I always (as an AC slashdotter) suspected that these buffers were introduced as a "freedom of speech" impediment to punish "producers/publishers" of information by, by default, destroying their interactivity, voip, surfing, whatever, should they decide to broadcast/publish/share. The buffers were certainly not implemented in the opposite direction because, well, that would interfere with "consuming" bandwidth.
Interesting problems to solve, but I think by bringing the realities of bufferbloat to the "consumer/producers" aka public we can move towards a situation where ISP charges trend towards the transit charges that really more closely reflect the true (non-capital) cost of providing last-mile internet -- really a call to cut out the middleman/ISP and put the bottlenecks back where they belong - (intercontinental/backbone links). :D
[Changing channels] should generally look like a single, continuous stream from the head end at your cable company. [...] Now if by "changing channels" you mean rapidly switching between separate streams from content sources on the Internet, then yes, but on the other hand, most streaming videos are almost invariably not being transmitted live
In other words, streams MUST NOT be live unless the viewer subscribes to a cable television service and the streams have been approved by the operator of such service.

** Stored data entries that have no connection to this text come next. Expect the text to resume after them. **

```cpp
#if MSM_GROUP == 1
BucketSort::Geom BucketSort::prepare(hipStream_t s, size_t ne, uint32_t nb, int nsets, int ntiles) {
  Geom g;
  g.fb_bits = 8;
  while (g.fb_bits < BS_MAX_FB_BITS && ((size_t)nb >> g.fb_bits) > 384) ++g.fb_bits;
  g.ncb = (int)(((size_t)nb + (1u << g.fb_bits) - 1) >> g.fb_bits);
  if (g.ncb > BS_MAX_CB || g.ncb > 4096) throw std::runtime_error("BucketSort: too many buckets");
  if (nsets < 1 || nsets > 65535) throw std::runtime_error("BucketSort: bad set count");
  if (ne * nsets >= (1ull << 32)) throw std::runtime_error("BucketSort: too many entries");
  g.ntiles = ntiles > 0 ? ntiles : (int)std::max<size_t>(1, (ne + BS_TILE - 1) / BS_TILE);
  g.nslots = (size_t)nsets * g.ncb * g.ntiles;
  if (g.nslots >= (1ull << 31)) throw std::runtime_error("BucketSort: too many histogram slots");
  ghist.ensure(g.nslots * 4);
  gbase.ensure(g.nslots * 4);
  okeys.ensure(std::max<size_t>(ne * nsets, 1) * 4);
  ovals.ensure(std::max<size_t>(ne * nsets, 1) * 4);
  wbase.ensure(groups(nb) * nsets * 4);
  ipay_stride = ne + BS_IPAY_SLACK;
  ipay.ensure(ipay_stride * nsets * 4);
  size_t scan_tmp = 0;
  hipcub::DeviceScan::ExclusiveSum(nullptr, scan_tmp, ghist.as<uint32_t>(), gbase.as<uint32_t>(), (int)g.nslots, s);
  tmp.ensure(scan_tmp);
  g.scan_tmp = scan_tmp;
  classes.ensure((size_t)512 * 4 * nsets);
  scnt.ensure((size_t)nb * nsets * 4);
  soff.ensure((size_t)nb * nsets * 4);
  return g;
}

void BucketSort::scan(hipStream_t s, const Geom &g) {
  size_t tb = g.scan_tmp;
  MSM_HIP_CHECK(
      hipcub::DeviceScan::ExclusiveSum(tmp.p, tb, ghist.as<uint32_t>(), gbase.as<uint32_t>(), (int)g.nslots, s));
}

void BucketSort::run(hipStream_t s, const uint32_t *keys, const uint32_t *vals, size_t ne, uint32_t nb,
                     uint32_t *sorted, uint32_t *counts, uint32_t *offsets, uint32_t *order, int nsets) {
  const Geom g = prepare(s, ne, nb, nsets, 0);
  hipLaunchKernelGGL(k_bs_hist, dim3(g.ntiles, nsets), dim3(256), 0, s, keys, ne, g.fb_bits, g.ncb, g.ntiles,
                     ghist.as<uint32_t>(), classes.as<uint32_t>());
  MSM_HIP_CHECK(hipGetLastError());
  scan(s, g);
  hipLaunchKernelGGL(k_bs_coarse, dim3(g.ntiles, nsets), dim3(256), (size_t)(2 * g.ncb + 2 * BS_TILE) * 4, s, keys,
                     vals, ne, g.fb_bits, g.ncb, g.ntiles, gbase.as<uint32_t>(), okeys.as<uint32_t>(),
                     ovals.as<uint32_t>());
  MSM_HIP_CHECK(hipGetLastError());
  finish(s, g, ne, nb, sorted, counts, offsets, order, nsets);
}

void BucketSort::finish(hipStream_t s, const Geom &g, size_t ne, uint32_t nb, uint32_t *sorted, uint32_t *counts,
                        uint32_t *offsets, uint32_t *order, int nsets) {
  (void)ne;
  const int fb_bits = g.fb_bits, ncb = g.ncb, ntiles = g.ntiles;
  const size_t nw = groups(nb);
  if (fine_bt == 256)
    hipLaunchKernelGGL(k_bs_fine<256>, dim3(ncb, nsets), dim3(256), 0, s, okeys.as<uint32_t>(),
                       ovals.as<uint32_t>(), fb_bits, ncb, ntiles, gbase.as<uint32_t>(), ghist.as<uint32_t>(), nb,
                       sorted, counts, offsets, classes.as<uint32_t>(), nsets);
  else
    hipLaunchKernelGGL(k_bs_fine<1024>, dim3(ncb, nsets), dim3(1024), 0, s, okeys.as<uint32_t>(),
                       ovals.as<uint32_t>(), fb_bits, ncb, ntiles, gbase.as<uint32_t>(), ghist.as<uint32_t>(), nb,
                       sorted, counts, offsets, classes.as<uint32_t>(), nsets);
  MSM_HIP_CHECK(hipGetLastError());
  hipLaunchKernelGGL(k_sched_scatter, dim3(nblk(nb, SCHED_PER_BLOCK), nsets), dim3(256), 0, s, counts, offsets, nb,
                     classes.as<uint32_t>(), order, scnt.as<uint32_t>(), soff.as<uint32_t>());
  MSM_HIP_CHECK(hipGetLastError());
  hipLaunchKernelGGL(k_interleave, dim3((unsigned)nw / 4 + 1, nsets), dim3(256), 0, s, scnt.as<uint32_t>(),
                     soff.as<uint32_t>(), nb, (uint32_t)nw, classes.as<uint32_t>(), sorted, ipay.as<uint32_t>(),
                     ipay_stride, wbase.as<uint32_t>());
  MSM_HIP_CHECK(hipGetLastError());
}
#endif


template <int G>
Pippenger<G>::Pippenger(int device, int window_bits) : dev_(device), c_(window_bits) {
  if (c_ < 8 || c_ > 20) throw std::runtime_error("window_bits out of range [8,20]");
  DeviceGuard g(dev_);
  ev_.resize(8);
  for (auto &e : ev_) MSM_HIP_CHECK(hipEventCreate(&e));
}
template <int G>
Pippenger<G>::~Pippenger() {
  for (auto &e : ev_) (void)hipEventDestroy(e);
  for (auto &e : bev_) (void)hipEventDestroy(e);
  for (hipStream_t q : {fstream_, lane1_, tstream_})
    if (q) {
      (void)hipStreamSynchronize(q);
      (void)hipStreamDestroy(q);
    }
  if (host_out_) (void)hipHostFree(host_out_);
  if (up_) {
    (void)hipStreamSynchronize(up_);
    (void)hipStreamDestroy(up_);
    (void)hipEventDestroy(ev_up_);
    (void)hipEventDestroy(ev_s_);
  }
}

template <int G>
size_t Pippenger<G>::device_bytes() const {
  size_t b = stage_ ? stage_->pinned_bytes() : 0;
  for (const DevBuf *d : {&pts_, &buckets_[0], &buckets_[1], &gbuckets_[0], &gbuckets_[1], &tmp_, &scal_}) b += d->bytes;
  for (const ChesFrontSet &f : fs_) b += f.device_bytes();
  return b + red_.device_bytes() + (batch_red_ != &red_ ? bred_.device_bytes() : 0);
}

template <int G>
void Pippenger<G>::set_points(const void *pts, size_t n, bool on_device, hipStream_t s) {
  typedef typename FieldOf<G>::F F;
  DeviceGuard g(dev_);
  if (n == 0) {
    n_ = 0;
    return;
  }
  if (n >= (1ull << 31)) throw std::runtime_error("too many points");
  size_t raw = n * 96 * G;
  const void *src = pts;
  if (!on_device) {
    tmp_.ensure(raw);
    MSM_HIP_CHECK(hipMemcpyAsync(tmp_.p, pts, raw, hipMemcpyHostToDevice, s));
    src = tmp_.p;
  }
// ... 433 lines not shown
```

msm_blst_amd/csrc/engine.hpp:

```cpp
#pragma once
#include <hip/hip_runtime.h>
#include <stdint.h>

#include <cstdlib>
#include <memory>
#include <stdexcept>
#include <string>
#include <vector>

#include "acc_sched.hpp"
#include "batch_plan.hpp"
#include "ches_setup.hpp"
#include "host_fp.hpp"
#include "reduce_plan.hpp"

#define MSM_HIP_CHECK(x)                                                                           \
  do {                                                                                            \
    hipError_t e_ = (x);                                                                          \
    if (e_ != hipSuccess)                                                                         \
      throw std::runtime_error(std::string("HIP error ") + hipGetErrorString(e_) + " at " + #x); \
  } while (0)

namespace msm {

class HostStager;

inline unsigned nblk(size_t n, unsigned b) { return (unsigned)((n + b - 1) / b); }

struct DevBuf {
  void *p = nullptr;
  size_t bytes = 0;
  DevBuf() = default;
  DevBuf(const DevBuf &) = delete;
  DevBuf &operator=(const DevBuf &) = delete;
  DevBuf(DevBuf &&o) noexcept : p(o.p), bytes(o.bytes) { o.p = nullptr, o.bytes = 0; }
  ~DevBuf() { release(); }
  void release() {
    if (p) (void)hipFree(p);
    p = nullptr;
    bytes = 0;
  }
  void ensure(size_t b) {
    if (b <= bytes) return;
    release();
    MSM_HIP_CHECK(hipMalloc(&p, b));
    bytes = b;
  }
  template <class T>
  T *as() const {
    return reinterpret_cast<T *>(p);
  }
};

struct PhaseTimes {
  float digits = 0, sort = 0, accumulate = 0, reduce = 0, finalize = 0, total = 0;
  int accumulate_launches = 0;
};

template <int G>
struct HostField;
template <>
struct HostField<1> {
  typedef hfp::Fp F;
};
template <>
struct HostField<2> {
  typedef hfp::Fp2 F;
};

struct BucketSort {
  DevBuf ghist, gbase, okeys, ovals, classes, tmp;
  DevBuf scnt, soff, wbase, ipay;
  size_t ipay_stride = 0;
  int fine_bt = 1024;
  static size_t groups(size_t nb) { return (nb + 63) / 64; }
  AccSched sched(const uint32_t *order, const uint32_t *sorted, size_t set, size_t nb) const {
    const size_t nw = groups(nb);
    return AccSched{order + set * nb,
                    scnt.as<uint32_t>() + set * nb,
                    soff.as<uint32_t>() + set * nb,
                    wbase.as<uint32_t>() + set * nw,
                    ipay.as<uint32_t>() + set * ipay_stride,
                    sorted};
  }
  AccStride stride(size_t nb) const { return AccStride{nb, groups(nb), ipay_stride}; }
  void run(hipStream_t s, const uint32_t *keys, const uint32_t *vals, size_t ne, uint32_t nb, uint32_t *sorted,
           uint32_t *counts, uint32_t *offsets, uint32_t *order, int nsets = 1);
  struct Geom {
    int fb_bits = 8, ncb = 1, ntiles = 1;
    size_t nslots = 0, scan_tmp = 0;
  };
  Geom prepare(hipStream_t s, size_t ne, uint32_t nb, int nsets, int ntiles);
  void scan(hipStream_t s, const Geom &g);
  void finish(hipStream_t s, const Geom &g, size_t ne, uint32_t nb, uint32_t *sorted, uint32_t *counts,
              uint32_t *offsets, uint32_t *order, int nsets);
  size_t device_bytes() const {
    return ghist.bytes + gbase.bytes + okeys.bytes + ovals.bytes + classes.bytes + tmp.bytes + scnt.bytes + soff.bytes +
           wbase.bytes + ipay.bytes;
  }
};

template <class HF>
hfp::Jac<HF> horner(const std::vector<hfp::Jac<HF>> &T, int c) {
  hfp::Jac<HF> ret = T.back();
  for (int w = (int)T.size() - 2; w >= 0; --w) {
    for (int k = 0; k < c; ++k) ret = hfp::dbl(ret);
    ret = hfp::addj(ret, T[w]);
  }
  return ret;
}



template <int G>
struct ScanReducer {
  typedef typename HostField<G>::F HF;
  DevBuf buf[2], fin;
  void launch(hipStream_t s, const void *A, int W, int S, bool coop = true);
};

template <int G>
class WeightedReducer {
 public:
  typedef typename HostField<G>::F HF;
  static constexpr int NSETS = 4;
  void plan(const std::vector<uint32_t> &w, const std::vector<uint32_t> &win, int nwin, int c0 = 0);
  void plan(const std::vector<uint32_t> &w, int c0 = 0) { plan(w, {}, 1, c0); }
  int level0_chunk() const { return plan_.c0; }
  void ensure(int set, int nmsm);
  void head(hipStream_t s, const void *S, size_t sstride, int set, int slot0, int nmsm);
  void tail(hipStream_t s, int set, int nmsm, ReduceEnding end, bool coop);
  void copy_out(hipStream_t s, int set, int nmsm, ReduceEnding end, void *dst, hipMemcpyKind kind = hipMemcpyDefault);
  size_t out_bytes() const { return (size_t)2 * plan_.nwin * 144 * G; }
  size_t bit_bytes() const { return plan_.bit_slots() * 144 * G; }
  bool has_bit_tail() const { return plan_.has_bit_tail(); }
  std::vector<hfp::Jac<HF>> combine(const void *host) const;
  hfp::Jac<HF> combine_bits(const void *host) const;
  hfp::Jac<HF> combine_windows(const void *host, int c) const;
  void launch(hipStream_t s, const void *S) {
    ensure(0, 1);
    head(s, S, size(), 0, 0, 1);
    tail(s, 0, 1, sync_ending(), true);
  }
  std::vector<hfp::Jac<HF>> read_windows(hipStream_t s);
  hfp::Jac<HF> read(hipStream_t s) { return read_windows(s)[0]; }
  hfp::Jac<HF> read_total(hipStream_t s, int c);
  size_t size() const { return plan_.nbuckets; }
  size_t device_bytes() const {
    size_t b = idx_.bytes;
    for (const DevBuf &d : starts_) b += d.bytes;
    for (int t = 0; t < NSETS; ++t)
      b += dense_buf_[t].bytes + part_[t][0].bytes + part_[t][1].bytes + bgfin_[t].bytes + dense_[t].buf[0].bytes +
           dense_[t].buf[1].bytes + dense_[t].fin.bytes;
// ... 243 lines not shown
```

Measured before the change: 459.2 million.

## Keep bin keys in registers in fine bucket sort to read once

Adds a template variant of the fine bucket-sort kernel that loads each bin's keys into registers once, captures the atomic rank during the counting pass, and reuses the packed rank and window in the scatter pass instead of re-reading keys and doing a second atomic. It is enabled by default for the 1024-thread path when a bin fits in 56 keys per thread. The intent is to cut global key traffic and LDS atomics in the sort stage. The cost is much higher register pressure, which may lower occupancy, and a fallback path for oversized bins. A test entry point is also added.

```diff
diff --git a/include/msm_mi355x.h b/include/msm_mi355x.h
--- a/include/msm_mi355x.h
+++ b/include/msm_mi355x.h
@@ -318,6 +318,9 @@
 int msm_test_fp_ops(int field, int form, int op, const uint32_t *in, const uint32_t *flags, uint32_t *out, size_t n,
                     size_t cap);
 
+int msm_test_bucket_sort(const uint32_t *keys, const uint32_t *vals, size_t ne, uint32_t nb, int nsets, int variant,
+                         uint32_t *counts, uint32_t *offsets, uint32_t *sorted, uint32_t *geom);
+
 #ifdef __cplusplus
 }
 #endif
diff --git a/msm_blst_amd/_ffi.py b/msm_blst_amd/_ffi.py
--- a/msm_blst_amd/_ffi.py
+++ b/msm_blst_amd/_ffi.py
@@ -49,6 +49,7 @@
     L.msm_test_xyzz.argtypes = [i32, vp, sz, vp, i32, sz, vp]
     L.msm_test_fp12.argtypes = [i32, i32, i32, i32, vp, vp, vp, sz]
     L.msm_test_fp_ops.argtypes = [i32, i32, i32, vp, vp, vp, sz, sz]
+    L.msm_test_bucket_sort.argtypes = [vp, vp, sz, ctypes.c_uint32, i32, i32, vp, vp, vp, vp]
     pp = ctypes.POINTER(vp)
     L.msm_ches_params.argtypes = [i32, i32, vp]
     L.msm_ches_ctx_create.argtypes = [pp, i32, i32, i32, i32]
diff --git a/msm_blst_amd/csrc/abi.cpp b/msm_blst_amd/csrc/abi.cpp
--- a/msm_blst_amd/csrc/abi.cpp
+++ b/msm_blst_amd/csrc/abi.cpp
@@ -1990,6 +1990,18 @@
     return MSM_OK;
   });
 }
+int msm_test_bucket_sort(const uint32_t *keys, const uint32_t *vals, size_t ne, uint32_t nb, int nsets, int variant,
+                         uint32_t *counts, uint32_t *offsets, uint32_t *sorted, uint32_t *geom) {
+  if (variant != 0 && variant != 1) return fail(MSM_E_ARG, "unknown variant");
+  if (nb < 1 || nsets < 1 || nsets > 65535) return fail(MSM_E_ARG, "bad bucket / set count");
+  if (ne && ne * (size_t)nsets >= (1ull << 32) / 4) return fail(MSM_E_ARG, "too many entries");
+  if (!counts || !offsets || (ne && (!keys || !vals || !sorted))) return fail(MSM_E_ARG, "null operand");
+  if (!device_ok(0)) return no_device();
+  return guarded(MSM_E_HIP, [&] {
+    test_bucket_sort(keys, vals, ne, nb, nsets, variant, counts, offsets, sorted, geom);
+    return MSM_OK;
+  });
+}
 
 int msm_wbits_ctx_create(msm_wbits_ctx **ctx, int group, int device, int wbits) {
   if (!ctx || (group != 1 && group != 2)) return fail(MSM_E_ARG, "bad ctx/group");
diff --git a/msm_blst_amd/csrc/batch_plan.hpp b/msm_blst_amd/csrc/batch_plan.hpp
--- a/msm_blst_amd/csrc/batch_plan.hpp
+++ b/msm_blst_amd/csrc/batch_plan.hpp
@@ -40,6 +40,7 @@
   int acc_after_l0 = -1;
   int batch_lanes = 0;
   int fine_bt = 1024, pip_fine_bt = 1024;
+  bool fine_one_read = true;
   int batch_l0_chunk = 8, pip_l0_chunk = 0;
 
   static int env_int(const char *name, int unset, int lo, int hi) {
@@ -70,6 +71,7 @@
       b.batch_lanes = env_int("MSM_BATCH_LANES", 0, 1, 3);
       b.fine_bt = env_bt("MSM_FINE_BT");
       b.pip_fine_bt = env_bt("MSM_PIP_FINE_BT");
+      b.fine_one_read = env_flag("MSM_FINE_ONE_READ", 1);
       b.batch_l0_chunk = env_int("MSM_BATCH_L0_CHUNK", 8, 0, 64);
       b.pip_l0_chunk = env_int("MSM_PIP_L0_CHUNK", 0, 0, 64);
       return b;
diff --git a/msm_blst_amd/csrc/bucket_sort.hpp b/msm_blst_amd/csrc/bucket_sort.hpp
--- a/msm_blst_amd/csrc/bucket_sort.hpp
+++ b/msm_blst_amd/csrc/bucket_sort.hpp
@@ -151,7 +151,9 @@
 constexpr int BS_FINE_STEP = BS_FINE_CAP - BS_FINE_CAP / 8;
 constexpr int BS_FINE_MAXW = 8;
 
-template <int BT>
+constexpr int BS_FINE_KEYS = 56;
+constexpr int BS_FINE_VALS = 28;
+template <int BT, int E = 0>
 static __global__ void __launch_bounds__(BT)
     k_bs_fine(const uint32_t *__restrict__ okeys, const uint32_t *__restrict__ ovals, int fb_bits, int ncb,
               int ntiles, const uint32_t *__restrict__ gbase, const uint32_t *__restrict__ ghist, uint32_t nb,
@@ -180,16 +182,42 @@
   if (threadIdx.x <= BS_FINE_MAXW) wb[threadIdx.x] = nbin;
   __syncthreads();
   constexpr int U = 16, UW = 12;
-  for (uint32_t e0 = lo; e0 < hi; e0 += U * BT) {
-    uint32_t kk[U];
-#pragma unroll
-    for (int r = 0; r < U; ++r) {
-      uint32_t e = e0 + threadIdx.x + r * BT;
-      kk[r] = e < hi ? okeys[e] : BS_NONE;
-    }
-#pragma unroll
-    for (int r = 0; r < U; ++r)
-      if (kk[r] != BS_NONE) atomicAdd(&off[kk[r] & fmask], 1u);
+  constexpr int EK = E > 0 ? E : 1;
+  static_assert((size_t)E * BT <= 0x10000, "rank and position are packed in 16 bits");
+  static_assert(((size_t)E * BT + BS_FINE_STEP - 1) / BS_FINE_STEP <= (size_t)BS_FINE_MAXW, "always staged");
+  const bool regs = E > 0 && nbin <= (uint32_t)(E * BT);
+  uint32_t ek[EK];
+  if (regs) {
+    const uint32_t *bk = okeys + lo;
+#pragma unroll
+    for (int r = 0; r < EK; ++r) {
+      const uint32_t i = threadIdx.x + r * BT;
+      ek[r] = i < nbin ? bk[i] : BS_NONE;
+    }
+    constexpr int A = 14;
+#pragma unroll
+    for (int c = 0; c < EK; c += A) {
+      uint32_t rk[A];
+#pragma unroll
+      for (int j = 0; j < A; ++j)
+        if (c + j < EK)
+          rk[j] = atomicAdd(ek[c + j] != BS_NONE ? &off[ek[c + j] & fmask] : &stage[threadIdx.x], 1u);
+#pragma unroll
+      for (int j = 0; j < A; ++j)
+        if (c + j < EK && ek[c + j] != BS_NONE) ek[c + j] = (ek[c + j] & fmask) | rk[j] << BS_MAX_FB_BITS;
+    }
+  } else {
+    for (uint32_t e0 = lo; e0 < hi; e0 += U * BT) {
+      uint32_t kk[U];
+#pragma unroll
+      for (int r = 0; r < U; ++r) {
+        uint32_t e = e0 + threadIdx.x + r * BT;
+        kk[r] = e < hi ? okeys[e] : BS_NONE;
+      }
+#pragma unroll
+      for (int r = 0; r < U; ++r)
+        if (kk[r] != BS_NONE) atomicAdd(&off[kk[r] & fmask], 1u);
+    }
   }
   __syncthreads();
   for (int f = threadIdx.x; f < FB; f += blockDim.x) {
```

In general, isoch connections should be used for live streams from special events, video chat, VoIP, and a single isoch connection to the head end for anything that resembles IPTV.
This raises the question: should each IPTV user have access to multiple head ends? News and sporting events appear to qualify as "special events" for this purpose, but someone might want to watch news and sports offered by a provider without a specific carriage agreement with the head end owned by your particular ISP. For example, a small or remote provider might offer a live stream. Otherwise, it's cable TV carriage disputes all over again.